LOL! Thanks for the linky


----------



## sbindra (Oct 18, 2004)

*It's Over*

90 Jan Urlich
91 Joseba Beloki

Last year the tour was over on the prologue. This year it already looks over for Ulrich. Beloki is still not at his best form. Even if he was, Ulrich should not be just ahead of a climber like Beloki.


----------



## MaestroXC (Sep 15, 2005)

radioflyer said:


> but Ulrich has been near or on the podium since
> '86. That in itself is impressive.


Teenage Jan on the podium?  You mean '96, correct?


----------



## Spinnerman (Oct 21, 2004)

He does have a cold sore (or had one though). To me that means he is really stressing that body in an attempt to gain form.


----------



## chuckice (Aug 25, 2004)

he looks good here...he'll be fine...it's too early for peak. the jan fat police need to go back to the station!
http://www.cyclingnews.com/photos/2006/apr06/romandie06/index.php?id=romandie060/IMG_0190
http://www.cyclingnews.com/photos/2006/apr06/romandie06/index.php?id=romandie060/IMG_0198
http://www.cyclingnews.com/photos/2006/apr06/romandie06/index.php?id=romandie060/IMG_0199

and no cold sore...he always has cracked lips...they must have no chapstick in germany...
http://www.cyclingnews.com/photos/2006/apr06/romandie06/index.php?id=romandie060/IMG_0192
http://www.cyclingnews.com/photos/2006/apr06/romandie06/index.php?id=romandie060/IMG_0195
http://www.cyclingnews.com/photos/2006/apr06/romandie06/index.php?id=romandie060/IMG_0197


----------



## den bakker (Nov 13, 2004)

Spinnerman said:


> He does have a cold sore (or had one though). To me that means he is really stressing that body in an attempt to gain form.


you mean his birthmark on the lower lip that is discussed to death every year or another one?


----------



## Einstruzende (Jun 1, 2004)

Der Kranz said:


> So would most. BTW, shouldn't that be _Einstürzende_?


That's where I got it from. To make sure that I had a unique name I dropped the umlaut and switch the "u" and "r" because it sounded better when said.
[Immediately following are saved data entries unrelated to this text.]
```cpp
static int split_latent_sums(pgpfa_ctx* c, const double* A0, long long sM, int lda, const float* Dk, long long sD, int ldd, int rk, int kw, int T, int nb, int sps,
                             bool cross, double* Spart, double* Xpart, double* Ssum, double* Xsum, int* cross_used) {
  const int ngroups = (nb + sps - 1) / sps;
  const int spsS = std::max(1, (nb + SPLIT_NS - 1) / SPLIT_NS);
  auto seg = [&](int sper, bool is_x, double* out) -> int {
    const int nfull = nb / sper, rem = nb - nfull * sper;
    for (int part = 0; part < 2; ++part) {
      const int first = part ? nfull * sper : 0, per = part ? rem : sper, ng = part ? (rem ? 1 : 0) : nfull;
      if (ng == 0 || per == 0) continue;
      GemmP g{};
      g.A = A0 + (size_t)first * sM; g.sA = (long long)per * sM; g.lda = lda;
      g.kseg = kw; g.sAseg = sM;
      g.K = per * kw; g.alpha = 1.0; g.beta = 0.0; g.slots = nullptr; g.nbatch = ng; g.kflags = 0; g.bm = 64;
      g.M = rk;
      if (is_x) {
        g.B = reinterpret_cast<const double*>(Dk + (size_t)first * sD);
        g.sB = (long long)per * sD; g.ldb = ldd; g.sBseg = sD; g.b_f32 = 1;
        g.N = T; g.mode = GEMM_FULL;
        g.C = out + (size_t)(part ? nfull : 0) * rk * T; g.sC = (long long)rk * T; g.ldc = rk;
      } else {
        g.B = g.A; g.sB = g.sA; g.ldb = lda; g.sBseg = sM;
        g.N = rk; g.mode = GEMM_LOWER;
        g.C = out + (size_t)(part ? nfull : 0) * rk * rk; g.sC = (long long)rk * rk; g.ldc = rk;
      }
      CHK(gemm(c, false, g));
    }
    return 0;
  };
  CHK(seg(spsS, false, Spart));
  const bool use_cross = cross && c->mfma && rk % 16 == 0 && kw % 16 == 0;
  if (use_cross) {
    for (int row0 = 0; row0 < rk; row0 += 128) {
      CrossArgs ca{};
      ca.A = A0; ca.sM = sM; ca.lda = lda;
      ca.D = Dk; ca.sD = sD; ca.ldd = ldd;
      ca.C = Xpart; ca.sC = (long long)rk * T;
      ca.rk = std::min(128, rk - row0); ca.T = T; ca.kw = kw; ca.nslots = nb; ca.sps = sps;
      ca.row0 = row0; ca.ldc = rk;
      prof_begin(c, TAG_GEMM, 2.0 * (double)nb * ca.rk * (double)kw * T);
      cross_term_launch<float, false>(ca, dim3((T + 63) / 64, ngroups), c->st);
      prof_end(c);
    }
    HIPC(hipGetLastError());
  } else {
    CHK(seg(sps, true, Xpart));
  }
  const int ngS = (nb + spsS - 1) / spsS;
  hipLaunchKernelGGL(sum_groups_kernel, dim3((unsigned)(((size_t)rk * rk + 63) / 64)), dim3(256), 0, c->st, Spart, ngS, rk, rk, 32, Ssum);
  hipLaunchKernelGGL(sum_groups_kernel, dim3((unsigned)(((size_t)rk * T + 63) / 64)), dim3(256), 0, c->st, Xpart, ngroups, rk, T, 0, Xsum);
  *cross_used = use_cross ? 1 : 0;
  return 0;
}

static int accumulate_split(pgpfa_ctx* c, const CholWS& lw, int nb, int ract, int Ts, bool skip_zero_cols, int ctile, bool fused) {
  const int T = c->T, p = c->p, Tp = c->Tp, rpad = c->rpad;
  const long long sW = (long long)T * p * p;
  const size_t tt = (size_t)T * T;
  (void)skip_zero_cols;
  constexpr int NS = SPLIT_NS, NG = PACC_SPLITS + 1;
  const size_t tq = (size_t)round_up(T, 16) * round_up(T, 16);
  if (!c->split_buf) {
    const size_t len = ((size_t)NS + NG + 3) * tq + 2 * (size_t)p * tt + 1024;
    if (hipMalloc((void**)&c->split_buf, len * sizeof(double)) != hipSuccess) { (void)hipGetLastError(); c->split_buf = nullptr; return fail("out of device memory for the split accumulation (%zu bytes)", len * sizeof(double)); }
    c->bytes += len * sizeof(double);
  }
  double* Spart = c->split_buf;
  double* Xpart = Spart + (size_t)NS * tq;
  double* Ssum = Xpart + (size_t)NG * tq;
  double* Xsum = Ssum + tq;
  double* Zb = Xsum + tq;
  double* T1 = Zb + tq;
  double* Xfull = T1 + (size_t)p * tt;
  float* D = reinterpret_cast<float*>(lw.H + (size_t)c->ld * rpad);
// ... 661 lines not shown
```

poisson-gpfa_amd/csrc/ctx.h:

```cpp
#pragma once
#include <hip/hip_runtime.h>
#include <rccl/rccl.h>

#include <algorithm>
#include <limits>
#include <chrono>
#include <cmath>
#include <cstdarg>
#include <cstdio>
#include <cstring>
#include <deque>
#include <functional>
#include <map>
#include <string>
#include <type_traits>
#include <vector>

#include <mutex>
#include <rocprofiler-sdk-roctx/roctx.h>
#include "../../include/pgpfa.h"
#include "types.h"

using namespace pgpfa;

// ... 118 lines not shown
  double* lam_keep = nullptr;
  int snap_serial = 0;
  double *vec = nullptr, *cdpart = nullptr, *cdout = nullptr;
  double *cdhpart = nullptr, *cdhout = nullptr, *cdcenter = nullptr, *cdpack = nullptr;
  int* last_trials = nullptr;
  std::vector<int> last_trials_h;
  bool have_counts = false, have_params = false, have_post = false, have_precomp = false;
  double n_trials_global = 0.0;
  int B = 0;
  double grow_budget_ms = 200.0;
  int grow_floor_slots = 128;
  bool use_pool = true;
  int plan_target = 0;
  int want_slots = 0;
  bool B_capped = false;
  CholWS ws{};
  double *Xc = nullptr, *Xt = nullptr, *KX = nullptr, *KD = nullptr, *Gl = nullptr, *Glt = nullptr, *Gt = nullptr, *Dl = nullptr;
  double *W = nullptr, *Wt = nullptr, *fpart = nullptr;
  double *lamd = nullptr, *dgrad = nullptr, *dpart = nullptr, *ldet_buf = nullptr;
  double* voff = nullptr;
  bool var_active = false, lam_out_active = false;
  double* dual_scr = nullptr; long long dual_sscr = 0;
  CholWS sws{};
  double *sU = nullptr, *sDinvT = nullptr, *Wbar = nullptr;
  double *Rv = nullptr, *Zv = nullptr, *Pv = nullptr, *Qv = nullptr;
  PcgCtl* pcgctl = nullptr;
  int* live = nullptr; float *pcg_ratio = nullptr, *pcg_eta = nullptr;
  int* live1 = nullptr;
  int* pcg_blk = nullptr;
  const int* cur_ndev = nullptr;
  bool live_gemm_collect = false;
  std::vector<std::pair<std::string, double>> live_gemms;
  bool pcg_retire = true;
  int* h_pcg = nullptr; int* d_hpcg = nullptr;
  float* W32 = nullptr;
  double* sc_part2 = nullptr;
  int pcg_fused = 1; bool pcg_w32 = true;
  int mt_fill = 1;
  int pcg_xcd = 1;
  int pcg_adapt = 1;
  int pcg_form = 2;
  int pcg_rx32 = 1;
  int pcg_vec32 = 1;
  double *Sv = nullptr, *cg_scal = nullptr;
  double *GbT = nullptr, *WbT = nullptr;
  double *sc_rz = nullptr, *sc_pq = nullptr, *sc_rr = nullptr, *sc_rr0 = nullptr, *sc_pack = nullptr;
  double* Flr = nullptr;
  double* Gbin = nullptr;
  int *d_rank = nullptr, *d_blk_lat = nullptr, *d_blk_col = nullptr, *d_roff = nullptr;
  int *d_kr_ft = nullptr, *d_kr_f = nullptr;
  int kr_ft_len = 0, kr_f_len = 0;
  int ntab_ft = 0, ntab_f = 0; size_t tab_cap = 0;
  int *d_thin_ft = nullptr, *d_thin_f = nullptr, *d_thin_s = nullptr;
  int nthin_ft = 0, nthin_f = 0, nthin_s = 0;
  int thin_products = 2;
  double *Fbig = nullptr, *FTbig = nullptr, *Gbar = nullptr, *Wtbar = nullptr;
  std::vector<int> rk, roff;
  std::vector<int> rr, roff16;
  int rtot = 0, rpad = 0, rtot16 = 0;
  int rank_gran = 4;
  bool rank_compact = false;
  int *d_roff16 = nullptr, *d_cmap = nullptr, *d_nrtab = nullptr;
  int cov_mode = 0;
  double lr_tol = 1e-10;
  bool plan_lowrank = false;
  size_t slab_elems = 0, mt_elems = 0, ws_mark = 0;
  char* arena = nullptr; size_t arena_cap = 0, arena_off = 0; int arena_mode = 0;
  int vmm = 0; size_t va_size = 0, vmm_gran = 0, vmm_granule = (size_t)1 << 30;
  std::vector<std::pair<hipMemGenericAllocationHandle_t, size_t>> vmm_chunks;
  double arena_headroom = 2.0;
  bool mt_dirty = false;
  bool last_cov_lowrank = false;
  bool shared_pcg = true;
  bool pcg_trace = false;
  double* zero16 = nullptr;
  double* sink = nullptr;
  int mix_wide = 1;
  int poisson_tiles = 2;
  int vsm_b4 = 2;
  int pivchol_pairs = 1;
  int yt_mix = 1;
  int syrk_tile = 256;
  int syrk_dbg = 0;
  int yt_mix_dma = 1;
  int yt_mix_dbg = 0;
  int mix_slot = 3;
  bool cross_kernel = true;
  bool measure_mix = false;
  bool time_newton = false;
  int shared_min = 16, pcg_inner_min = 2, pcg_inner_max = 16, pcg_outer_max = 12;
  double pcg_eta0 = 1e-2;
  int splitk_target = 1280;
  int f32_tile64 = 1;
  int small_tile_below = 1 << 30;
  int splitk_below64 = 400;
  double *sc_f = nullptr, *sc_qxx = nullptr, *sc_qdx = nullptr, *sc_qdd = nullptr, *sc_dec = nullptr, *sc_smax = nullptr, *sc_alpha = nullptr;
  int *trial_of_slot = nullptr, *list_a = nullptr, *list_b = nullptr, *ident = nullptr;
  int* mask_of_slot = nullptr;
  bool mask_active = false;
  CholWS kws{};
  double *tK = nullptr, *tM = nullptr, *tA1 = nullptr, *tA2 = nullptr, *tscal = nullptr, *tpart = nullptr;
  double* hbuf = nullptr; size_t hbuf_len = 0;
  struct DlEntry { void* host; size_t off, bytes; };
  PcgCtl fused_ctl_host{};
  char* dl_stage = nullptr; size_t dl_used = 0; std::vector<DlEntry> dl_pending;
  char* dl_stage_dev = nullptr; char* ring_dev = nullptr;
  unsigned* h_seq = nullptr; unsigned* d_seq = nullptr; unsigned seq_next = 0;
  bool copy_kernels = true;
  unsigned long long dl_fail_mark = 0;
  int* hibuf = nullptr; size_t hibuf_len = 0;
  char* ring = nullptr; size_t ring_slot = 0; int ring_cur = 0, ring_pending = 0;
  std::map<std::string, double> info;
  std::vector<void*> allocs;
  size_t bytes = 0;
  Prof prof;
  ncclComm_t comm = nullptr;
  int rank = 0, nranks = 1;
  double* commbuf = nullptr; size_t commbuf_len = 0;
  double* rates_tbl = nullptr; double rates_tbl_params = -1.0;
  int rates_chunk = 0;
  int sample_chunk = 0;
};

template <typename T>
int dmalloc(pgpfa_ctx* c, T** out, size_t count, bool zero = false) {
  void* p = nullptr;
  const size_t bytes = std::max<size_t>(count, 1) * sizeof(T);
  if (c->arena_mode) {
    const size_t aligned = (bytes + 255) & ~(size_t)255;
    *out = nullptr;
    if (c->arena_mode == 2) {
      if (c->arena_off + aligned > c->arena_cap) return fail("workspace arena overflow (%zu + %zu > %zu bytes)", c->arena_off, aligned, c->arena_cap);
      p = c->arena + c->arena_off;
      if (zero && hipMemsetAsync(p, 0, bytes, c->st) != hipSuccess) return fail("hipMemset failed");
      *out = reinterpret_cast<T*>(p);
    }
    c->arena_off += aligned;
    return 0;
  }
  hipError_t e = hipMalloc(&p, bytes);
  if (e != hipSuccess) return fail("hipMalloc(%zu bytes) failed: %s", bytes, hipGetErrorString(e));
  if (zero) {
    e = hipMemsetAsync(p, 0, bytes, c->st);
    if (e != hipSuccess) return fail("hipMemset failed: %s", hipGetErrorString(e));
  }
  c->allocs.push_back(p);
  c->bytes += bytes;
  *out = reinterpret_cast<T*>(p);
  return 0;
}
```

The result is that for every website that I'm on I can have the same name (including gmail, yahoo, AIM, etc )


----------



## surftel (Apr 18, 2005)

*Looks skinny to me*

I dont see what you guys are talking about? Jan does not look fat to me. He will need to lose a few pounds in the next 2 months but nothing huge


----------



## 55x11 (Apr 24, 2006)

sbindra said:


> 90 Jan Urlich
> 91 Joseba Beloki
> 
> Last year the tour was over on the prologue. This year it already looks over for Ulrich. Beloki is still not at his best form. Even if he was, Ulrich should not be just ahead of a climber like Beloki.


You must be kidding!

A first race of the season for Beloki and Ulle - a meaningless, technical 4-minute time trial in a meaningless (for them) tune-up race two and half months before the Tour, and you declare the year to be over for Ulrich?!
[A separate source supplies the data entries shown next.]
__device__ __forceinline__ void schur_block_add(double *blk, const double (&Y)[18], const double (&wb)[18], bool self,
                                                const double (&e)[6]) {
#pragma unroll
  for (int r = 0; r < 6; r++) {
    double val[6];
#pragma unroll
    for (int c = 0; c < 6; c++) val[c] = Y[3 * r] * wb[3 * c];
#pragma unroll
    for (int c = 0; c < 6; c++) val[c] = fma(Y[3 * r + 1], wb[3 * c + 1], val[c]);
#pragma unroll
    for (int c = 0; c < 6; c++) val[c] = fma(Y[3 * r + 2], wb[3 * c + 2], val[c]);
#pragma unroll
    for (int c = 0; c < 6; c++) {
      if (r == 0 && c >= 1) val[c] = self ? e[c - 1] : val[c];
      if (r == 1 && c == 2) val[c] = self ? e[5] : val[c];
    }
#pragma unroll
    for (int c = 0; c < 6; c++) atomicAdd(&blk[6 * r + c], val[c]);
  }
}

template <bool DUMP>
__global__ __launch_bounds__(SCHUR_THREADS) void k_schur_lds(SchurLdsArgs p) {
  extern __shared__ double sPart[];
  const int tid = threadIdx.x;
  int w = blockIdx.x;
  if ((p.nWg & 7) == 0) w = (blockIdx.x & 7) * (p.nWg >> 3) + (blockIdx.x >> 3);
  const SchurWg wg = p.wg[w];
  for (int t = tid; t < BLK_STRIDE * wg.nblk; t += SCHUR_THREADS) sPart[t] = 0.0;
  __syncthreads();

#ifdef PSBA_BUILD_EXPERIMENTS
  {
    const long long s1 = wg.itemD;
    unsigned long long item_next = (wg.item0 + tid < s1) ? p.items[wg.item0 + tid] : SCHUR_NULL_ITEM;
    for (long long t = wg.item0 + tid; t < s1; t += SCHUR_THREADS) {
      const unsigned long long item = item_next;
      if (t + SCHUR_THREADS < s1) item_next = p.items[t + SCHUR_THREADS];
      if (item == SCHUR_NULL_ITEM) continue;
      const int a = wg.obs0 + (int)(item & ((1u << PAIR_OBS_BITS) - 1));
      const int i = wg.pt0 + (int)((item >> PAIR_OBS_BITS) & ((1u << PAIR_PT_BITS) - 1));
      const int boff = (int)((item >> (PAIR_OBS_BITS + PAIR_PT_BITS)) & ((1u << ITEM_BOFF_BITS) - 1));
      const int pos = (int)((item >> (PAIR_OBS_BITS + PAIR_PT_BITS + ITEM_BOFF_BITS)) & ((1u << ITEM_POS_BITS) - 1));
      const int pos2 = (int)((item >> (PAIR_OBS_BITS + PAIR_PT_BITS + ITEM_BOFF_BITS + ITEM_POS_BITS)) & ((1u << ITEM_POS_BITS) - 1));
      const double *pv = p.PV + 9 * (size_t)i;
      const double2 *wa = reinterpret_cast<const double2 *>(p.W + 18 * (size_t)a);
      const double2 *wb2 = reinterpret_cast<const double2 *>(p.W + 18 * (size_t)(a - boff));
      double v[6], w[18], wb[18];
#pragma unroll
      for (int k = 0; k < 6; k++) v[k] = pv[k];
      const double g0 = pv[6], g1 = pv[7], g2 = pv[8];
#pragma unroll
      for (int k = 0; k < 9; k++) {
        const double2 q = wa[k];
        w[2 * k] = q.x;
        w[2 * k + 1] = q.y;
      }
#pragma unroll
      for (int k = 0; k < 9; k++) {
        const double2 q = wb2[k];
        wb[2 * k] = q.x;
        wb[2 * k + 1] = q.y;
      }
      double Y[18], e[6];
      schur_a_side<DUMP>(p, a, i, v, g0, g1, g2, w, Y, e, boff == 1);
      schur_block_add(sPart + BLK_STRIDE * pos, Y, wb, false, e);
      asm volatile("" ::: "memory");
#pragma unroll
      for (int k = 0; k < 9; k++) {
        const double2 q = wb2[9 + k];
        wb[2 * k] = q.x;
        wb[2 * k + 1] = q.y;
      }
      schur_block_add(sPart + BLK_STRIDE * pos2, Y, wb, boff == 1, e);
    }
  }
#endif
  const long long s1 = wg.item1;
  unsigned long long item_next = (wg.itemD + tid < s1) ? p.items[wg.itemD + tid] : SCHUR_NULL_ITEM;
  for (long long t = wg.itemD + tid; t < s1; t += SCHUR_THREADS) {
    const unsigned long long item = item_next;
    if (t + SCHUR_THREADS < s1) item_next = p.items[t + SCHUR_THREADS];
    if (item == SCHUR_NULL_ITEM) continue;
    const int a = wg.obs0 + (int)(item & ((1u << ITEM_OBS_BITS) - 1));
    const int i = wg.pt0 + (int)((item >> ITEM_OBS_BITS) & ((1u << ITEM_PT_BITS) - 1));
    const int boff = (int)((item >> (ITEM_OBS_BITS + ITEM_PT_BITS)) & ((1u << ITEM_BOFF_BITS) - 1));
    const int pos = (int)(item >> (ITEM_OBS_BITS + ITEM_PT_BITS + ITEM_BOFF_BITS));
    const double *pv = p.PV + 9 * (size_t)i;
    const double2 *wa = reinterpret_cast<const double2 *>(p.W + 18 * (size_t)a);
    const double2 *wb2 = reinterpret_cast<const double2 *>(p.W + 18 * (size_t)(a - boff));
    double v[6], w[18], wb[18];
#pragma unroll
    for (int k = 0; k < 6; k++) v[k] = pv[k];
    const double g0 = pv[6], g1 = pv[7], g2 = pv[8];
#pragma unroll
    for (int k = 0; k < 9; k++) {
      const double2 q = wa[k];
      w[2 * k] = q.x;
      w[2 * k + 1] = q.y;
    }
#pragma unroll
    for (int k = 0; k < 9; k++) {
      const double2 q = wb2[k];
      wb[2 * k] = q.x;
      wb[2 * k + 1] = q.y;
    }
    const bool self = boff == 0;
    double Y[18], e[6];
    schur_a_side<DUMP>(p, a, i, v, g0, g1, g2, w, Y, e, self);
    schur_block_add(sPart + BLK_STRIDE * pos, Y, wb, self, e);
  }
  __syncthreads();
  double2 *slab = reinterpret_cast<double2 *>(p.slab + wg.slab_off);
  for (int t = tid; t < 18 * wg.nblk; t += SCHUR_THREADS) {
    const double *src = sPart + BLK_STRIDE * (t / 18) + 2 * (t % 18);
    slab[t] = make_double2(src[0], src[1]);
  }
  if (p.diag0 && tid < 21 * 36) {
    const int b = tid / 36, rc = tid % 36;
    if (p.diag_grp[b] == wg.group) {
      const double v = sPart[BLK_STRIDE * p.diag_pos[b] + rc];
      if (v != 0.0) atomicAdd(&p.diag0[tid], v);
    }
  }
}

I guess this is why they have to run the race in July.


----------



## Francis Cebedo (Aug 1, 2001)

surftel said:


> I dont see what you guys are talking about? Jan does not look fat to me. He will need to lose a few pounds in the next 2 months but nothing huge


The chicken says he needs a haircut. Mu-ha-ha-ha!


----------



## Francis Cebedo (Aug 1, 2001)

55x11 said:


> You must be kidding!
> 
> A first race of the season for Beloki and Ulle - a meaningless, technical 4-minute time trial in a meaningless (for them) tune-up race two and half months before the Tour, and you declare the year to be over for Ulrich?!
> 
> I guess this is why they have to run the race in July.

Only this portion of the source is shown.